● Instructions to follow
Take the data below. Output it exactly from its first line through the line containing "384, colsum_part, colsum);".
[Start of section]
+            cs[r].z += __shfl_xor(cs[r].z, m); cs[r].w += __shfl_xor(cs[r].w, m);
+        }
+        if (i == 0) *(float4 *)(colsum_part + (size_t)blockIdx.x * 384 + 128 * r + 16 * w + 4 * gq) = cs[r];
+    }
+}
+
+inline int launch_sb_encoder_tail_bwd(int64_t Rs, const float *G, int64_t ldg, const float *Ws, int64_t ldw, const float *Wa, const uint8_t *ebits,
+                                      int64_t ldb, float *GA, int64_t ldga, float *DM, int64_t ldd, float *colsum_part, float *colsum, int cus,
+                                      hipStream_t st) {
+    constexpr int lds = (SBE_WIMG + 2 * SBE_IMG) * 16;
+    static std::once_flag once;
+    static hipError_t attr_rc = hipSuccess;
+    std::call_once(once, [] { attr_rc = hipFuncSetAttribute((const void *)k_sb_encoder_tail_bwd, hipFuncAttributeMaxDynamicSharedMemorySize, lds); });
+    if (attr_rc != hipSuccess) return (int)attr_rc;
+    const int64_t n_t = (Rs + 31) / 32;
+    const int grid = n_t < (int64_t)cus ? (int)n_t : cus;
+    hipLaunchKernelGGL(k_sb_encoder_tail_bwd, dim3(grid), dim3(512), lds, st, Rs, G, ldg, Ws, ldw, Wa, ebits, ldb, GA, ldga, DM, ldd, colsum_part);
+    hipLaunchKernelGGL(k_sb_colsum_reduce, dim3(3), dim3(128), 0, st, grid, 384, colsum_part, colsum);
+    return (int)hipGetLastError();
+}
diff --git a/distributed_multi_agent_reinforcement_learning_amd/model.py b/distributed_multi_agent_reinforcement_learning_amd/model.py
--- a/distributed_multi_agent_reinforcement_learning_amd/model.py
+++ b/distributed_multi_agent_reinforcement_learning_amd/model.py
@@ -63,16 +63,24 @@
         R, P = p.shape[0], p.shape[1]
         E, ind = self.embedding_dim, self.input_dim
         agg0 = self.AGG_layers["AGG_vertex_0"]
+        Ws = self.semantic_layer.weight
+        pos = None
+        if out is None and ops.ENCODER_TAIL_TRAIN and torch.is_grad_enabled() and m3.is_contiguous():
+            pos = ops.linear_skinny(p.reshape(R * P, ind), Ws[:, :ind], self.semantic_layer.bias)
+            m3_s, Wse = m3.view(R * P, 3 * E), Ws[:, ind:]
+            if pos.requires_grad and ops.encoder_tail_train_ok(m3_s, agg0.weight, agg0.bias, Wse, pos):
+                return ops.encoder_tail_train(m3_s, agg0.weight, agg0.bias, Wse, pos).reshape(R, P, E)
         link = ops.ReluLink()
         emb = ops.linear(m3, agg0.weight, agg0.bias, relu=True, y_link=link)
-        Ws = self.semantic_layer.weight
         p2, e2 = p.reshape(R * P, ind), emb.reshape(R * P, 3 * E)
         if out is not None:
             o2 = out.view(R * P, E)
             torch.addmm(self.semantic_layer.bias, p2, Ws[:, :ind].t(), out=o2)
             h0 = o2.addmm_(e2, Ws[:, ind:].t())
         else:
-            h0 = ops.linear(e2, Ws[:, ind:], ops.linear_skinny(p2, Ws[:, :ind], self.semantic_layer.bias), consume_addend=True, x_link=link)
+            if pos is None:
+                pos = ops.linear_skinny(p2, Ws[:, :ind], self.semantic_layer.bias)
+            h0 = ops.linear(e2, Ws[:, ind:], pos, consume_addend=True, x_link=link)
         return h0.reshape(R, P, E)
 
     def encoder_pair_train(self, p, e, o, adj_p, adj_e, adj_o, q_div=1, e_ref=None):
diff --git a/distributed_multi_agent_reinforcement_learning_amd/ops.py b/distributed_multi_agent_reinforcement_learning_amd/ops.py
--- a/distributed_multi_agent_reinforcement_learning_amd/ops.py
+++ b/distributed_multi_agent_reinforcement_learning_amd/ops.py
@@ -70,6 +70,10 @@
         L.sb_gemm_n128.argtypes = [i64, i32, vp, i64, vp, i64, vp, i32, vp, i64, vp, i64, vp]
         L.sb_gemm.argtypes = [i64, i32, i32, vp, i64, vp, i64, vp, i32, vp, i64, vp, i64, vp]
         L.sb_encoder_tail.argtypes = [i64, vp, i64, vp, vp, vp, i64, vp, i64, vp, i64, vp]
+        L.sb_encoder_tail_train.argtypes = [i64, vp, i64, vp, vp, vp, i64, vp, i64, vp, i64, vp, i64, vp, i64, vp]
+        L.sb_encoder_tail_bwd_workspace.argtypes = []
+        L.sb_encoder_tail_bwd_workspace.restype = i64
+        L.sb_encoder_tail_bwd.argtypes = [i64, vp, i64, vp, i64, vp, vp, i64, vp, i64, vp, i64, vp, vp, vp]
         L.gru_seq_fwd_multi.argtypes = [i32, vp, i32, i32, i32, i32, vp]
         L.gru_seq_bwd_multi.argtypes = [i32, vp, i32, i32, i32, i32, vp]
         L.gru_seq_split_fwd_multi.argtypes = [i32, vp, i32, i32, i32, i32, vp]
@@ -1835,6 +1839,76 @@
     return RELU_LINK and RELU_BITS and N == 128 and K in (128, 256)
 
 
+ENCODER_TAIL_TRAIN = os.environ.get("MAPPO_ENCODER_TAIL_TRAIN", "1") != "0"
+ENCODER_TAIL_TRAIN_MIN_ROWS = 32768
+
+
[End of section]
● Response
+            cs[r].z += __shfl_xor(cs[r].z, m); cs[r].w += __shfl_xor(cs[r].w, m);
+        }
+        if (i == 0) *(float4 *)(colsum_part + (size_t)blockIdx.x * 384 + 128 * r + 16 * w + 4 * gq) = cs[r];
+    }
+}
+
+inline int launch_sb_encoder_tail_bwd(int64_t Rs, const float *G, int64_t ldg, const float *Ws, int64_t ldw, const float *Wa, const uint8_t *ebits,
+                                      int64_t ldb, float *GA, int64_t ldga, float *DM, int64_t ldd, float *colsum_part, float *colsum, int cus,
+                                      hipStream_t st) {
+    constexpr int lds = (SBE_WIMG + 2 * SBE_IMG) * 16;
+    static std::once_flag once;
+    static hipError_t attr_rc = hipSuccess;
+    std::call_once(once, [] { attr_rc = hipFuncSetAttribute((const void *)k_sb_encoder_tail_bwd, hipFuncAttributeMaxDynamicSharedMemorySize, lds); });
+    if (attr_rc != hipSuccess) return (int)attr_rc;
+    const int64_t n_t = (Rs + 31) / 32;
+    const int grid = n_t < (int64_t)cus ? (int)n_t : cus;
+    hipLaunchKernelGGL(k_sb_encoder_tail_bwd, dim3(grid), dim3(512), lds, st, Rs, G, ldg, Ws, ldw, Wa, ebits, ldb, GA, ldga, DM, ldd, colsum_part);
+    hipLaunchKernelGGL(k_sb_colsum_reduce, dim3(3), dim3(128), 0, st, grid, 384, colsum_part, colsum);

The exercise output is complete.